» **Entries shown**
+                    held = -1;
 #if GMM_MSTEP_CUT != 3
-#pragma unroll
-                for (int h = 0; h < 2; h++) {
-#pragma unroll
-                    for (int j = 0; j < 16; j++) racc[(h * 16 + j) * C::NCT] += ex[h][j];
-                    asm volatile("" ::: "memory");
+                    add_to_racc(ex);
+                    if (chain2_ends(i, mt, nsub)) add_to_racc(rm);
+#endif
                 }
-                if (chain2_ends(i, mt, nsub)) {
-#pragma unroll
-                    for (int h = 0; h < 2; h++) {
-#pragma unroll
-                        for (int j = 0; j < 16; j++) racc[(h * 16 + j) * C::NCT] += rm[h][j];
-                        asm volatile("" ::: "memory");
-                    }
-                }
-#endif
-            }
+            }
+        };
+        using H0 = std::integral_constant<int, 0>;
+        using H1 = std::integral_constant<int, 1>;
+        if constexpr (HPC == 2) {
+            for (int i = 0; i < nsub; i++) {
+                group(i, H0{}, fh[0], fl[0]);
+                group(i, H1{}, fh[1], fl[1]);
+            }
+        } else {
+            int i = 0;
+            for (; i + 1 < nsub; i += 2) {
+                group(i, H0{}, fh[0], fl[0]);
+                group(i + 1, H0{}, fh[1], fl[1]);
+            }
+            if (i < nsub) group(i, H0{}, fh[0], fl[0]);
         }
         wgmma_wait<0>();
 #if GMM_MSTEP_CUT == 3
 #pragma unroll
-        for (int h = 0; h < 2; h++)
-#pragma unroll
-            for (int j = 0; j < 16; j++) racc[(h * 16 + j) * C::NCT] += ex[h][j] + rm[h][j];
+        for (int h = 0; h < HPC; h++)
+#pragma unroll
+            for (int j = 0; j < NCL / 2; j++) ex[h][j] += rm[h][j];
+        add_to_racc(ex);
 #endif
-        float* my = scratch + (size_t)(blockIdx.y * gridDim.x + blockIdx.x) * C::MT * 128 * kNCL + (size_t)mt * 128 * kNCL;
-#pragma unroll
-        for (int h = 0; h < 2; h++)
-#pragma unroll
-            for (int j = 0; j < 16; j += 2) {
-                const int row = h * 64 + wq * 16 + gid + 8 * ((j >> 1) & 1);
+        const int nranges = gridDim.x * HPC / 2;
+#pragma unroll
+        for (int h = 0; h < HPC; h++)
+#pragma unroll
+            for (int j = 0; j < NCL / 2; j += 2) {
+                const int q = h * (NCL / 2) + j;
+                const int row = ((hx & 1) + h) * 64 + wq * 16 + gid + 8 * ((j >> 1) & 1);
                 const int col = (j >> 2) * 8 + 2 * qd;
-                *reinterpret_cast<float2*>(my + (size_t)row * kNCL + col) =
-                    make_float2(racc[(h * 16 + j) * C::NCT], racc[(h * 16 + j + 1) * C::NCT]);
+                const int ty = blockIdx.y * (NCL / kNCL) + col / kNCL;
+                float* dst = scratch + ((((size_t)ty * nranges + range) * C::MT + mt) * 128 + row) * kNCL + col % kNCL;
+                *reinterpret_cast<float2*>(dst) = make_float2(racc[q * C::NCT], racc[(q + 1) * C::NCT]);
             }
     }
 }
@@ -922,7 +953,7 @@
         TC_CUDA_TRY(cudaMalloc(&t->d_opmap, sizeof(int) * om.size()));
         TC_CUDA_TRY(cudaMemcpy(t->d_opmap, om.data(), sizeof(int) * om.size(), cudaMemcpyHostToDevice));
     }
-    const int ytiles = (Kmax + kNCL - 1) / kNCL;
+    const int ytiles = (Kmax + 63) / 64 * (64 / kNCL);
     t->scratch_floats = (size_t)num_sms * ytiles * mt * 128 * kNCL;
     TC_CUDA_TRY(cudaMalloc(&t->d_scratch, sizeof(float) * t->scratch_floats));
     return GMM_OK;
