template <class V, class I, class K>
__global__ __launch_bounds__(256) void gather_kernel(const char *__restrict__ src, int64_t src_stride, int src_wrapped,
                                                     LeafLayout lay, const K *__restrict__ keys,
                                                     const uint32_t *__restrict__ perm, int64_t n, char *__restrict__ dst) {
    extern __shared__ __attribute__((aligned(16))) unsigned char g_smem[];
    const int lane = threadIdx.x & 63, wv = threadIdx.x >> 6;
    const int words = lay.stride >> 3;
    uint64_t *stage = (uint64_t *)g_smem + (size_t)wv * 64 * words;
    const int64_t nchunks = ceil_div_dev(n, 256);
    for (int64_t c = blockIdx.x; c < nchunks; c += gridDim.x) {
        const int64_t i = c * 256 + threadIdx.x;
        const int64_t wave_first = c * 256 + wv * 64;
        if (i < n) {
            const uint32_t p = perm[i];
            const char *s = src + (int64_t)p * src_stride;
            V v;
            if (sizeof(V) % 16 == 0 && (src_stride & 15) == 0) v = load_vol16<V>(s);
            else v = load_vol<V>(s);
            I idx = src_wrapped ? load_index<I>(s, lay) : (I)((int64_t)p + 1);
            char *d = (char *)(stage + (size_t)lane * words);
            store_vol(d, v);
            *(I *)(d + lay.index_off) = idx;
            store_morton(d, lay, (uint64_t)keys[i]);
        }
        __builtin_amdgcn_wave_barrier();
        const int64_t wave_n = n - wave_first < 64 ? n - wave_first : 64;
        if (wave_n > 0) {
            uint64_t *out = (uint64_t *)(dst + wave_first * lay.stride);
            const int total = (int)wave_n * words;
            for (int g = lane; g < total; g += 64) out[g] = stage[g];
        }
        __builtin_amdgcn_wave_barrier();
    }
}

constexpr int AGG_TPB = 256;
constexpr int CH_LEVELS = 9;

template <class N>
IBVH_D void fold_up(N *s_nodes, N mine, int64_t level, int64_t nreal, const TreeDev &tree, int64_t built_level, N *__restrict__ nodes) {
    const int t = threadIdx.x;
    int count = AGG_TPB;
#pragma unroll 1
    for (int s = 1; s < CH_LEVELS; ++s) {
        if (level - 1 < built_level) break;
        __syncthreads();
        if (t < count) s_nodes[t] = mine;
        __syncthreads();
        count >>= 1;
        level -= 1;
        const int64_t child_real = nreal;
        nreal = level_num_real(tree.levels, tree.virtual_leaves, level);
        const int64_t i = (int64_t)blockIdx.x * count + t;
        if ((t < count) && (i < nreal)) {
            N a = s_nodes[2 * t];
            if (2 * i + 1 < child_real) mine = merge_to(a, s_nodes[2 * t + 1], (N *)nullptr);
            else mine = a;
            nodes[level_start(tree.levels, tree.virtual_leaves, level) - 1 + i] = mine;
        }
    }
}

template <class L, class N, bool FROM_LEAVES>
__global__ __launch_bounds__(AGG_TPB) void aggregate_kernel(const char *__restrict__ in, int64_t in_stride, int64_t in_level,
                                                            TreeDev tree, int64_t built_level, N *__restrict__ nodes) {
    __shared__ N s_nodes[AGG_TPB];
    const int t = threadIdx.x;
    int64_t level = in_level - 1;
    const int64_t in_real = FROM_LEAVES ? tree.real_leaves : level_num_real(tree.levels, tree.virtual_leaves, in_level);
    const int64_t i = (int64_t)blockIdx.x * AGG_TPB + t;
    const int64_t nreal = level_num_real(tree.levels, tree.virtual_leaves, level);
    N mine;
    if (i < nreal) {
        int64_t l = 2 * i, r = 2 * i + 1;
        if constexpr (FROM_LEAVES) {
            L a = load_vol<L>(in + l * in_stride);
            if (r < in_real) {
                L b = load_vol<L>(in + r * in_stride);
                mine = merge_to(a, b, (N *)nullptr);
            } else {
                mine = convert_to(a, (N *)nullptr);
            }
        } else {
            N a = load_vol<N>(in + l * in_stride);
            if (r < in_real) {
                N b = load_vol<N>(in + r * in_stride);
                mine = merge_to(a, b, (N *)nullptr);
            } else {
                mine = a;
            }
        }
        nodes[level_start(tree.levels, tree.virtual_leaves, level) - 1 + i] = mine;
    }
    fold_up<N>(s_nodes, mine, level, nreal, tree, built_level, nodes);
}

template <class L, class N, class I>
__global__ __launch_bounds__(AGG_TPB) void refit_kernel(char *__restrict__ leaves, LeafLayout lay, const char *__restrict__ volumes,
                                                        int64_t m, uint32_t *flag, TreeDev tree, int64_t built_level,
                                                        N *__restrict__ nodes) {
    __shared__ N s_nodes[AGG_TPB];
    const int64_t i = (int64_t)blockIdx.x * AGG_TPB + threadIdx.x;
    const bool one_leaf = tree.levels == 1;
    const int64_t level = tree.levels - 1;
    const int64_t nreal = one_leaf ? 1 : level_num_real(tree.levels, tree.virtual_leaves, level);
    N mine;
    if (i < nreal) {
        const bool has_b = !one_leaf && 2 * i + 1 < tree.real_leaves;
        char *ra = leaves + 2 * i * lay.stride, *rb = ra + lay.stride;
        const I ia = load_index<I>(ra, lay), ib = has_b ? load_index<I>(rb, lay) : I(1);
        const bool oka = ia >= 1 && (int64_t)ia <= m, okb = ib >= 1 && (int64_t)ib <= m;
        const char *sa = oka ? volumes + ((int64_t)ia - 1) * (int64_t)sizeof(L) : ra;
        const char *sb = okb ? volumes + ((int64_t)ib - 1) * (int64_t)sizeof(L) : rb;
        L a, b;
        if constexpr (sizeof(L) % 16 == 0) {
            a = oka && ((uintptr_t)volumes & 15) == 0 ? load_vol16<L>(sa) : load_vol<L>(sa);
            if (has_b) b = okb && ((uintptr_t)volumes & 15) == 0 ? load_vol16<L>(sb) : load_vol<L>(sb);
        } else {
            a = load_vol<L>(sa);
            if (has_b) b = load_vol<L>(sb);
        }
        if (oka) store_vol(ra, a);
        if (has_b && okb) store_vol(rb, b);
        if (flag && !(oka && okb)) *flag = 1u;
        if (one_leaf) return;
        mine = has_b ? merge_to(a, b, (N *)nullptr) : convert_to(a, (N *)nullptr);
        nodes[level_start(tree.levels, tree.virtual_leaves, level) - 1 + i] = mine;
    }
    if (one_leaf) return;
    fold_up<N>(s_nodes, mine, level, nreal, tree, built_level, nodes);
}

» **The task**
For each line in the records that contains the word "perm", make a copy.

» **Written solution**
                                                     const uint32_t *__restrict__ perm, int64_t n, char *__restrict__ dst) {
            const uint32_t p = perm[i];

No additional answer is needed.